Exercise description => From top to bottom, each entry below must be reproduced exactly.

Supplied material =>
# GinZhu/RDST

Measured on AMD Instinct MI355X. Metric: SR patches/sec fwd+bwd, RDST-E1 x4 64->256, higher is better.
Workload: dtype bf16; 1 GPU; RDST-E1 x4 (RDST_E1_OASIS_example_SRx4.ini), 1x64x64 LR patches -> 256x256, step = fwd + L1 + bwd + flat-bucket grad all-reduce + Adam; global_batch=32, per_gpu_batch=32, parallelism=dp1, hip_graph=True, grad_bucket_bytes=17859844

## Files before the change

### include/rdst_hip.h

```cpp
#ifndef RDST_HIP_H
#define RDST_HIP_H

#include <stddef.h>
#include <stdint.h>

#ifdef __cplusplus
extern "C" {
#endif

#define RDST_F32 0
#define RDST_BF16 1
#define RDST_F32X3 2

#define RDST_EINVAL (-10001)
#define RDST_ENOTSUP (-10002)

#define RDST_ACT_NONE 0
#define RDST_ACT_GELU 1
#define RDST_ACT_LEAKY02 2
#define RDST_ACT_LEAKY001 3

int rdst_abi_version(void);
const char* rdst_last_error(void);

// ... 81 lines not shown

#define RDST_PREPACKED ((size_t)-1)
#define RDST_PACK_LINEAR 0
#define RDST_PACK_CONV3_FWD 1
#define RDST_PACK_LINEAR_SEC3 2
#define RDST_PACK_LINEAR_X3 3
#define RDST_PACK_CONV3_FWD_X3 4
typedef struct rdst_pack_job {
  int kind;
  const float* W; const float* gamma; const float* beta; const float* bias;
  void* out;
  int N, K;
  float s;
} rdst_pack_job;
int rdst_pack_batch(const rdst_pack_job* jobs, int njobs, void* stream);
int rdst_ln_linear_fwd_packable(int K, int N, int has_ln, int has_residual, int in_act, int dtype);
size_t rdst_conv_fwd_workspace2(int Cin, int Cout, int ksize, int dtype);
int rdst_conv_fwd_packable(int Cin, int Cout, int ksize, int shuffle_r, int has_residual, int in_act, int dtype);

int rdst_reduce_batch_begin(void);
int rdst_reduce_batch_end(void* stream);
int rdst_reduce_batch_abort(void);

int rdst_nchw_to_rows(const float* nchw, void* rows, int64_t ld, int B, int C, int H, int W,
                      int dtype, void* stream);
int rdst_rows_to_nchw(const void* rows, int64_t ld, float* nchw, int B, int C, int H, int W,
                      int dtype, void* stream);

int rdst_upsample2_fwd(const void* x, int64_t ld_x, void* y, int64_t ld_y, int B, int H, int W, int C, int dtype,
                       void* stream);
int rdst_upsample2_bwd(const void* dy, int64_t ld_dy, void* dx, int64_t ld_dx, int B, int H, int W, int C, int dtype,
                       void* stream);

int rdst_adam_step(float* param, const float* grad, float* exp_avg, float* exp_avg_sq, int64_t n,
                   float lr, float beta1, float beta2, float eps, float weight_decay, int64_t step,
                   void* stream);

size_t rdst_u_scratch_bytes(void);

int rdst_u_conv(const void* X1, int64_t ld1, int C1, int up1, const void* X2, int64_t ld2, int C2, const void* Wp,
                const float* bias, const void* add, int64_t ld_add, void* Y, int64_t ld_y, int B, int Hin, int Win, int Hout,
                int Wout, int Cout, int Npad, int ksize, int stride, int transposed, int dtype, void* stream,
                const float* bn1, float* stats, int* stats_blocks);

int rdst_u_stem_fwd(const float* img, const float* W, void* Y, int64_t ld_y, int B, int Cin, int H, int Wd, int dtype,
                    void* stream);
// ... 80 lines not shown
```

### rdst_amd/_lib.py

```python
from __future__ import annotations

import ctypes as C
import os

_HERE = os.path.dirname(os.path.abspath(__file__))
LIB_PATH = os.environ.get("RDST_HIP_LIB") or os.path.join(_HERE, "librdst_hip.so")

F32, BF16, F32X3 = 0, 1, 2
EINVAL, ENOTSUP = -10001, -10002
ACT_NONE, ACT_GELU, ACT_LEAKY02, ACT_LEAKY001 = 0, 1, 2, 3
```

Answer section =>
# GinZhu/RDST

Measured on AMD Instinct MI355X. Metric: SR patches/sec fwd+bwd, RDST-E1 x4 64->256, higher is better.
Workload: dtype bf16; 1 GPU; RDST-E1 x4 (RDST_E1_OASIS_example_SRx4.ini), 1x64x64 LR patches -> 256x256, step = fwd + L1 + bwd + flat-bucket grad all-reduce + Adam; global_batch=32, per_gpu_batch=32, parallelism=dp1, hip_graph=True, grad_bucket_bytes=17859844

## Files before the change

### include/rdst_hip.h

```cpp
#ifndef RDST_HIP_H
#define RDST_HIP_H

#include <stddef.h>
#include <stdint.h>

#ifdef __cplusplus
extern "C" {
#endif

#define RDST_F32 0
#define RDST_BF16 1
#define RDST_F32X3 2

#define RDST_EINVAL (-10001)
#define RDST_ENOTSUP (-10002)

#define RDST_ACT_NONE 0
#define RDST_ACT_GELU 1
#define RDST_ACT_LEAKY02 2
#define RDST_ACT_LEAKY001 3

int rdst_abi_version(void);
const char* rdst_last_error(void);

// ... 81 lines not shown

#define RDST_PREPACKED ((size_t)-1)
#define RDST_PACK_LINEAR 0
#define RDST_PACK_CONV3_FWD 1
#define RDST_PACK_LINEAR_SEC3 2
#define RDST_PACK_LINEAR_X3 3
#define RDST_PACK_CONV3_FWD_X3 4
typedef struct rdst_pack_job {
  int kind;
  const float* W; const float* gamma; const float* beta; const float* bias;
  void* out;
  int N, K;
  float s;
} rdst_pack_job;
int rdst_pack_batch(const rdst_pack_job* jobs, int njobs, void* stream);
int rdst_ln_linear_fwd_packable(int K, int N, int has_ln, int has_residual, int in_act, int dtype);
size_t rdst_conv_fwd_workspace2(int Cin, int Cout, int ksize, int dtype);
int rdst_conv_fwd_packable(int Cin, int Cout, int ksize, int shuffle_r, int has_residual, int in_act, int dtype);

int rdst_reduce_batch_begin(void);
int rdst_reduce_batch_end(void* stream);
int rdst_reduce_batch_abort(void);

int rdst_nchw_to_rows(const float* nchw, void* rows, int64_t ld, int B, int C, int H, int W,
                      int dtype, void* stream);
int rdst_rows_to_nchw(const void* rows, int64_t ld, float* nchw, int B, int C, int H, int W,
                      int dtype, void* stream);

int rdst_upsample2_fwd(const void* x, int64_t ld_x, void* y, int64_t ld_y, int B, int H, int W, int C, int dtype,
                       void* stream);
int rdst_upsample2_bwd(const void* dy, int64_t ld_dy, void* dx, int64_t ld_dx, int B, int H, int W, int C, int dtype,
                       void* stream);

int rdst_adam_step(float* param, const float* grad, float* exp_avg, float* exp_avg_sq, int64_t n,
                   float lr, float beta1, float beta2, float eps, float weight_decay, int64_t step,
                   void* stream);

size_t rdst_u_scratch_bytes(void);

int rdst_u_conv(const void* X1, int64_t ld1, int C1, int up1, const void* X2, int64_t ld2, int C2, const void* Wp,
                const float* bias, const void* add, int64_t ld_add, void* Y, int64_t ld_y, int B, int Hin, int Win, int Hout,
                int Wout, int Cout, int Npad, int ksize, int stride, int transposed, int dtype, void* stream,
                const float* bn1, float* stats, int* stats_blocks);

int rdst_u_stem_fwd(const float* img, const float* W, void* Y, int64_t ld_y, int B, int Cin, int H, int Wd, int dtype,
                    void* stream);
// ... 80 lines not shown
```

### rdst_amd/_lib.py

```python
from __future__ import annotations

import ctypes as C
import os

_HERE = os.path.dirname(os.path.abspath(__file__))
LIB_PATH = os.environ.get("RDST_HIP_LIB") or os.path.join(_HERE, "librdst_hip.so")

F32, BF16, F32X3 = 0, 1, 2
EINVAL, ENOTSUP = -10001, -10002
ACT_NONE, ACT_GELU, ACT_LEAKY02, ACT_LEAKY001 = 0, 1, 2, 3
```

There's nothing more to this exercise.